I.C.E. Gestapo

Dwain Northey (Gen X)

It is both alarming and deeply unsettling that Immigration and Customs Enforcement (ICE) now operates with a budget larger than any other federal law enforcement agency—including the FBI. This staggering financial power is not just a bureaucratic line item; it reflects a troubling prioritization of immigration enforcement over civil liberties, community safety, and even counterterrorism. ICE’s ballooning budget—over $8 billion annually—funds a sprawling network of detention centers, surveillance systems, and paramilitary-style raids. Yet the agency continues to face widespread criticism for systemic abuse, lack of accountability, and human rights violations.

What does it say about our national priorities when the agency responsible for separating families, detaining asylum seekers in inhumane conditions, and conducting raids in schools and hospitals is better funded than those tasked with fighting violent crime, protecting civil rights, or investigating domestic terrorism? The U.S. is not investing in safety—it is investing in fear.

This level of unchecked power is not just a domestic issue—it is fast becoming an international human rights crisis. Reports from watchdogs and humanitarian organizations have documented patterns of abuse inside ICE detention centers: medical neglect, sexual assault, indefinite detention, and retaliation against whistleblowers. These are not isolated incidents; they form a clear pattern that echoes the abuses condemned in authoritarian regimes around the world.

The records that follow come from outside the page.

int shard_finalize(og_shard *s, bool scan_snappy) {
    int rc;
    s->il.resize(s->n_columns);
    if ((rc = dalloc(&s->d_seg_series, s->n_segments))) return rc;
    if ((rc = dalloc(&s->d_seg_rows, s->n_segments))) return rc;
    int32_t *d_types; unsigned long long *d_tot; uint32_t *d_max; int *d_err;
    if ((rc = dalloc(&d_types, s->n_columns))) return rc;
    if ((rc = dalloc(&d_tot, 3))) return rc;
    if ((rc = dalloc(&d_max, 1))) return rc;
    if ((rc = dalloc(&d_err, 2))) return rc;
    CU(cudaMemcpy(d_types, s->col_types.data(), s->n_columns * sizeof(int32_t), cudaMemcpyHostToDevice));
    CU(cudaMemset(d_tot, 0, 24)); CU(cudaMemset(d_max, 0, 4)); CU(cudaMemset(d_err, 0, 8));
    if (s->n_series) k_fill_seg_series<<<s->n_series, 128>>>(s->d_series_seg_begin, s->n_series, s->d_seg_series);
    if (s->n_segments && scan_snappy) {
        const size_t n_pages = (size_t)(s->n_columns + 1) * s->n_segments;
        uint32_t *tr_size; unsigned long long *d_cnt;
        if ((rc = dalloc(&tr_size, n_pages))) return rc;
        if ((rc = dalloc(&d_cnt, 3))) { dev_free(tr_size); return rc; }
        struct Free2 { void *a, *b; ~Free2() { dev_free(a); dev_free(b); } } f2{tr_size, d_cnt};
        CU(cudaMemset(d_cnt, 0, 24));
        k_snappy_scan<<<(s->n_segments + 127) / 128, 128>>>(make_dir(s), d_types, tr_size, d_cnt);
        unsigned long long cnt[3];
        CU(cudaMemcpy(cnt, d_cnt, 24, cudaMemcpyDeviceToHost));
        if (cnt[0]) {
            if (!s->owns_data) { set_error("shard has %llu Snappy pages: they are transcoded at open, which needs a library-owned copy of the data (do not pass OG_SHARD_DEVICE_DATA)", cnt[0]); return OG_E_UNSUPPORTED; }
            uint64_t *tr_off; void *tmp = nullptr; size_t tb = 0;
            if ((rc = dalloc(&tr_off, n_pages))) return rc;
            struct Free1 { void *a; ~Free1() { dev_free(a); } } f1{tr_off};
            CU(cub::DeviceScan::ExclusiveSum(nullptr, tb, tr_size, tr_off, (int)n_pages));
            CU(dev_malloc((void **)&tmp, tb ? tb : 1));
            struct Free3 { void *a; ~Free3() { dev_free(a); } } f3{tmp};
            CU(cub::DeviceScan::ExclusiveSum(tmp, tb, tr_size, tr_off, (int)n_pages));
            const uint64_t new_base = (s->data_len + 15) & ~15ull, new_len = new_base + cnt[2];
            uint8_t *nd;
            if ((rc = dalloc(&nd, (size_t)new_len + 1024))) return rc;
            CU(cudaMemcpy(nd, s->d_data, s->data_len, cudaMemcpyDeviceToDevice));
            CU(cudaMemset(nd + s->data_len, 0, new_len + 1024 - s->data_len));
            k_snappy_transcode<<<(unsigned)((n_pages + 127) / 128), 128>>>(make_dir(s), tr_size, tr_off, nd, new_base, s->d_page_off, s->d_page_len, d_err);
            CU(cudaGetLastError());
            CU(cudaDeviceSynchronize());
            dev_free(s->d_data); s->d_data = nd; s->data_len = new_len;
            s->snappy_pages = cnt[0]; s->snappy_bytes_in = cnt[1]; s->snappy_bytes_out = cnt[2];
        }
    }
    if (s->n_segments) k_validate<<<(s->n_segments + 127) / 128, 128>>>(make_dir(s), d_types, s->d_seg_rows, d_tot, d_max, d_err);
    CU(cudaGetLastError());
    unsigned long long tot[3]; int err[2]; uint32_t mx;
    CU(cudaMemcpy(tot, d_tot, 24, cudaMemcpyDeviceToHost));
    CU(cudaMemcpy(err, d_err, 8, cudaMemcpyDeviceToHost));
    CU(cudaMemcpy(&mx, d_max, 4, cudaMemcpyDeviceToHost));
    dev_free(d_types); dev_free(d_tot); dev_free(d_max); dev_free(d_err);
    if (err[0]) {
        set_error("segment %d: %s page (device validation code %d)", err[1], err[0] == D_UNSUPPORTED ? "unsupported codec in" : err[0] == D_TYPE ? "type mismatch in" : "corrupt", err[0]);
        return map_dev_err(err[0]);
    }
    s->n_rows = tot[0]; s->page_bytes = tot[1] - s->snappy_bytes_out + s->snappy_bytes_in;
    s->max_seg_rows = mx; s->irregular_time_pages = tot[2];
    return OG_OK;
}

}

using namespace ogpu;

extern "C" {

OG_API int og_device_count(void) { int n = 0; if (cudaGetDeviceCount(&n) != cudaSuccess) return 0; return n; }

OG_API int og_init(int device_ordinal) {
    int n = og_device_count();
    if (n <= 0) { set_error("no CUDA device visible: libogpu has no CPU path"); return OG_E_CUDA; }
    if (device_ordinal < 0 || device_ordinal >= n) { set_error("device ordinal %d out of range (%d devices)", device_ordinal, n); return OG_E_INVAL; }
    CU(cudaSetDevice(device_ordinal));
    CU(cudaFree(0));
    {
        cudaMemPool_t pool; uint64_t thr = ~0ull;
        if (cudaDeviceGetDefaultMemPool(&pool, device_ordinal) == cudaSuccess) cudaMemPoolSetAttribute(pool, cudaMemPoolAttrReleaseThreshold, &thr);
        else cudaGetLastError();
    }
    g_device = device_ordinal;
    return OG_OK;
}

OG_API const char *og_strerror(int st) {
    switch (st) {
    case OG_OK: return "ok";
    case OG_EOF: return "end of stream";
    case OG_E_INVAL: return "invalid argument";
    case OG_E_CUDA: return "CUDA failure or no device bound";
    case OG_E_NOMEM: return "out of device memory";
    case OG_E_UNSUPPORTED: return "unsupported codec or option on the GPU path";
    case OG_E_CORRUPT: return "corrupt page";
    case OG_E_ABORTED: return "query aborted";
    case OG_E_TYPE: return "column type mismatch";
    case OG_E_STATE: return "call sequence error";
    default: return "unknown status";
    }
}
OG_API const char *og_last_error(void) { return g_err; }
OG_API const char *og_version(void) { return "ogpu 0.2 (sm_90a)"; }
OG_API int og_release_cached_memory(void) {
    if (g_device < 0) return OG_OK;
    CU(cudaSetDevice(g_device));
    CU(cudaDeviceSynchronize());
    cudaMemPool_t pool;
    CU(cudaDeviceGetDefaultMemPool(&pool, g_device));
    CU(cudaMemPoolTrimTo(pool, 0));
    return OG_OK;
}

}
namespace ogpu {
int ensure_device() {
    if (g_device < 0) { int rc = og_init(0); if (rc != OG_OK) return rc; }
    else CU(cudaSetDevice(g_device));
    return OG_OK;
}
}
static int need_device() { return ogpu::ensure_device(); }
extern "C" {

OG_API void og_shard_close(og_shard *s) {
    if (!s) return;
    if (s->owns_data && s->d_data) dev_free(s->d_data);
    dev_free(s->d_series_seg_begin); dev_free(s->d_seg_series); dev_free(s->d_seg_rows); dev_free(s->d_tmin); dev_free(s->d_tmax);
    dev_free(s->d_page_off); dev_free(s->d_page_len); dev_free(s->d_sids);
    if (s->h_seg_buf) cudaFreeHost(s->h_seg_buf);
    if (s->d_seg_buf) dev_free(s->d_seg_buf);
    for (auto &c : s->il) {
        dev_free(c.words); dev_free(c.grp_off); dev_free(c.grp_rows); dev_free(c.grp_col); dev_free(c.lane_seg); dev_free(c.lane_rows); dev_free(c.lane_win);
        dev_free(c.lane_series); dev_free(c.lane_t0); dev_free(c.lane_dt); dev_free(c.gen_list);
    }
    delete s;
}

}
namespace ogpu {
int check_desc(const og_shard_desc *d) {
    if (d->n_columns > 64 || (d->n_segments && (!d->seg_tmin || !d->seg_tmax || !d->time_page_off || !d->time_page_len)) || (d->n_series && !d->series_seg_begin)) { set_error("bad shard descriptor"); return OG_E_INVAL; }
    for (uint32_t s = 0; s < d->n_series; s++) if (d->series_seg_begin[s] > d->series_seg_begin[s + 1]) { set_error("series_seg_begin not monotone at %u", s); return OG_E_INVAL; }
    if (d->n_series && d->series_seg_begin[d->n_series] != d->n_segments) { set_error("series_seg_begin[n_series] != n_segments"); return OG_E_INVAL; }
    for (uint32_t c = 0; c < d->n_columns; c++)
        if (d->columns[c].type != OG_TYPE_INT && d->columns[c].type != OG_TYPE_FLOAT && d->columns[c].type != OG_TYPE_BOOL && d->columns[c].type != OG_TYPE_STRING) {
            set_error("column %u: unknown column type %d", c, d->columns[c].type); return OG_E_UNSUPPORTED;
        }
    for (size_t c = 0; c <= d->n_columns; c++) {
        const uint64_t *po = c < d->n_columns ? d->columns[c].page_off : d->time_page_off;
        const uint32_t *pl = c < d->n_columns ? d->columns[c].page_len : d->time_page_len;
        for (size_t g = 0; g < d->n_segments; g++)
            if (po[g] + pl[g] > d->data_len) { set_error("column %zu segment %zu: page [%llu,+%u) outside data (%llu bytes)", c, g, (unsigned long long)po[g], pl[g], (unsigned long long)d->data_len); return OG_E_INVAL; }
    }
    for (uint32_t sr = 0; sr < d->n_series; sr++)
        for (uint32_t g = d->series_seg_begin[sr]; g < d->series_seg_begin[sr + 1]; g++)
            if (d->seg_tmin[g] > d->seg_tmax[g] || (g > d->series_seg_begin[sr] && d->seg_tmin[g] <= d->seg_tmax[g - 1])) {
                set_error("series %u: segment %u is not time-ordered (only ordered TSSP files are supported)", sr, g); return OG_E_UNSUPPORTED;
            }
    return OG_OK;
}
}
extern "C" {

OG_API int og_shard_open(const og_shard_desc *d, og_shard **out) {
    if (!d || !out) { set_error("null argument"); return OG_E_INVAL; }
    *out = nullptr;
    int rc = need_device(); if (rc) return rc;
    if ((rc = check_desc(d))) return rc;
    og_shard *s = new og_shard;
    s->device = g_device; s->n_series = d->n_series; s->n_segments = d->n_segments; s->n_columns = d->n_columns;
    s->data_len = d->data_len;
    for (uint32_t c = 0; c < d->n_columns; c++) {
        s->col_types.push_back(d->columns[c].type);
        s->col_names.push_back(d->columns[c].name ? d->columns[c].name : "");
    }
    s->sids.assign(d->sids, d->sids + d->n_series);
    s->h_series_seg_begin.assign(d->series_seg_begin, d->series_seg_begin + d->n_series + 1);
    size_t nseg = d->n_segments, ncol1 = (size_t)d->n_columns + 1;
    std::vector<uint64_t> off(ncol1 * nseg); std::vector<uint32_t> len(ncol1 * nseg);
    for (size_t c = 0; c < ncol1; c++) {
        const uint64_t *po = c < d->n_columns ? d->columns[c].page_off : d->time_page_off;
        const uint32_t *pl = c < d->n_columns ? d->columns[c].page_len : d->time_page_len;
        for (size_t g = 0; g < nseg; g++) { off[c * nseg + g] = po[g]; len[c * nseg + g] = pl[g]; }
    }
    s->tmin = INT64_MAX; s->tmax = INT64_MIN;
    if (d->n_series)
        for (uint32_t g = d->series_seg_begin[0]; g < d->series_seg_begin[d->n_series]; g++) { s->tmin = std::min(s->tmin, d->seg_tmin[g]); s->tmax = std::max(s->tmax, d->seg_tmax[g]); }
#define TRY(x) do { rc = (x); if (rc) { og_shard_close(s); return rc; } } while (0)
#define TRYCU(x) do { cudaError_t e_ = (x); if (e_ != cudaSuccess) { rc = cuda_fail(e_, #x, __FILE__, __LINE__); og_shard_close(s); return rc; } } while (0)
    if (d->flags & OG_SHARD_DEVICE_DATA) { s->d_data = (uint8_t *)d->data; s->owns_data = false; }
    else {
        TRY(dalloc(&s->d_data, d->data_len + 1024));
        TRYCU(cudaMemcpy(s->d_data, d->data, d->data_len, cudaMemcpyHostToDevice));
        TRYCU(cudaMemset(s->d_data + d->data_len, 0, 1024));
    }
    TRY(dalloc(&s->d_series_seg_begin, (size_t)d->n_series + 1));
    TRY(dalloc(&s->d_tmin, nseg)); TRY(dalloc(&s->d_tmax, nseg));
    TRY(dalloc(&s->d_page_off, ncol1 * nseg)); TRY(dalloc(&s->d_page_len, ncol1 * nseg)); TRY(dalloc(&s->d_sids, (size_t)d->n_series));
    TRYCU(cudaMemcpy(s->d_series_seg_begin, d->series_seg_begin, ((size_t)d->n_series + 1) * 4, cudaMemcpyHostToDevice));
    TRYCU(cudaMemcpy(s->d_tmin, d->seg_tmin, nseg * 8, cudaMemcpyHostToDevice));
    TRYCU(cudaMemcpy(s->d_tmax, d->seg_tmax, nseg * 8, cudaMemcpyHostToDevice));
    TRYCU(cudaMemcpy(s->d_page_off, off.data(), off.size() * 8, cudaMemcpyHostToDevice));
    TRYCU(cudaMemcpy(s->d_page_len, len.data(), len.size() * 4, cudaMemcpyHostToDevice));
    TRYCU(cudaMemcpy(s->d_sids, d->sids, (size_t)d->n_series * 8, cudaMemcpyHostToDevice));
    TRY(shard_finalize(s, true));
    *out = s;
    return OG_OK;
}

OG_API int og_shard_info(const og_shard *s, uint64_t *n_series, uint64_t *n_segments, uint64_t *n_rows, uint64_t *page_bytes, int64_t *tmin, int64_t *tmax) {
    if (!s) return OG_E_INVAL;
    if (n_series) *n_series = s->n_series;
    if (n_segments) *n_segments = s->n_segments;
    if (n_rows) *n_rows = s->n_rows;
    if (page_bytes) *page_bytes = s->page_bytes;
    if (tmin) *tmin = s->tmin;
    if (tmax) *tmax = s->tmax;
    return OG_OK;
}

OG_API int og_shard_layout_get(const og_shard *s, og_shard_layout *out) {
    if (!s || !out) return OG_E_INVAL;
    out->data_len = s->data_len; out->n_series = s->n_series; out->n_segments = s->n_segments; out->n_columns = s->n_columns;
    return OG_OK;
}

OG_API int og_shard_export(const og_shard *s, uint8_t *data, uint64_t *sids, uint32_t *series_seg_begin, int64_t *seg_tmin,
                           int64_t *seg_tmax, uint64_t *page_off, uint32_t *page_len, int32_t *col_types) {
    if (!s) return OG_E_INVAL;
    CU(cudaSetDevice(s->device));
    size_t nseg = s->n_segments, ncol1 = (size_t)s->n_columns + 1;
    if (data) CU(cudaMemcpy(data, s->d_data, s->data_len, cudaMemcpyDeviceToHost));
    if (sids) memcpy(sids, s->sids.data(), s->sids.size() * 8);
    if (series_seg_begin) memcpy(series_seg_begin, s->h_series_seg_begin.data(), s->h_series_seg_begin.size() * 4);
    if (seg_tmin) CU(cudaMemcpy(seg_tmin, s->d_tmin, nseg * 8, cudaMemcpyDeviceToHost));
    if (seg_tmax) CU(cudaMemcpy(seg_tmax, s->d_tmax, nseg * 8, cudaMemcpyDeviceToHost));
    if (page_off) CU(cudaMemcpy(page_off, s->d_page_off, ncol1 * nseg * 8, cudaMemcpyDeviceToHost));
    if (page_len) CU(cudaMemcpy(page_len, s->d_page_len, ncol1 * nseg * 4, cudaMemcpyDeviceToHost));
    if (col_types) memcpy(col_types, s->col_types.data(), s->col_types.size() * 4);
    return OG_OK;
}

static const int64_t MIN_TIME = INT64_MIN + 2, MAX_TIME = INT64_MAX - 1;
static void window_of(int64_t interval, int64_t offset, int64_t tmin, int64_t tmax, int64_t t, int64_t *s, int64_t *e) {
    if (interval == 0) { *s = tmin; *e = tmax + 1; return; }
    t -= offset;
    int64_t dt = t % interval;
    if (dt < 0) dt += interval;
    int64_t st = ((int64_t)((uint64_t)MIN_TIME + (uint64_t)dt) >= t) ? MIN_TIME : t - dt;
    st += offset;
    int64_t d2 = interval - dt;
    int64_t en = (MAX_TIME - d2 <= t) ? MAX_TIME : t + d2;
    en += offset;
    *s = st; *e = en;
}
static bool window_clamped(int64_t interval, int64_t offset, int64_t t) {
    const __int128 x = (__int128)t - offset;
    __int128 r = x % interval;
    if (r < 0) r += interval;
    const __int128 s = x - r, e = s + interval;
    return s < MIN_TIME || e > MAX_TIME || s + offset < INT64_MIN || e + offset > INT64_MAX;
}

}
namespace { void free_plan(void *plan); }
extern "C" {
void og_query_free_merge_state(void *p);
OG_API void og_query_destroy(og_query *q) {
    if (!q) return;
    if (q->merge_state) og_query_free_merge_state(q->merge_state);
    free_plan(q->plan);
    for (void *p : q->scratch) dev_free(p);
    for (int c = 0; c < OG_MAX_CALLS; c++) { dev_free(q->dense[c].val); dev_free(q->dense[c].ok); dev_free(q->dense[c].tim); }
    dev_free(q->d_group_of_series);
    if (q->ev0) cudaEventDestroy(q->ev0);
    if (q->ev1) cudaEventDestroy(q->ev1);
    for (cudaEvent_t e : q->main_ev) cudaEventDestroy(e);
    if (q->stream) cudaStreamDestroy(q->stream);
    delete q;
}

If the international community is willing to hold other nations accountable for human rights violations, at what point will it do the same for the United States? When does indifference become complicity?

A budget of this size, used in service of policies rooted in cruelty and xenophobia, paves the way for systemic abuses that can no longer be dismissed as exceptions. It’s not just a matter of misallocated resources—it is a moral failure. And the world is watching.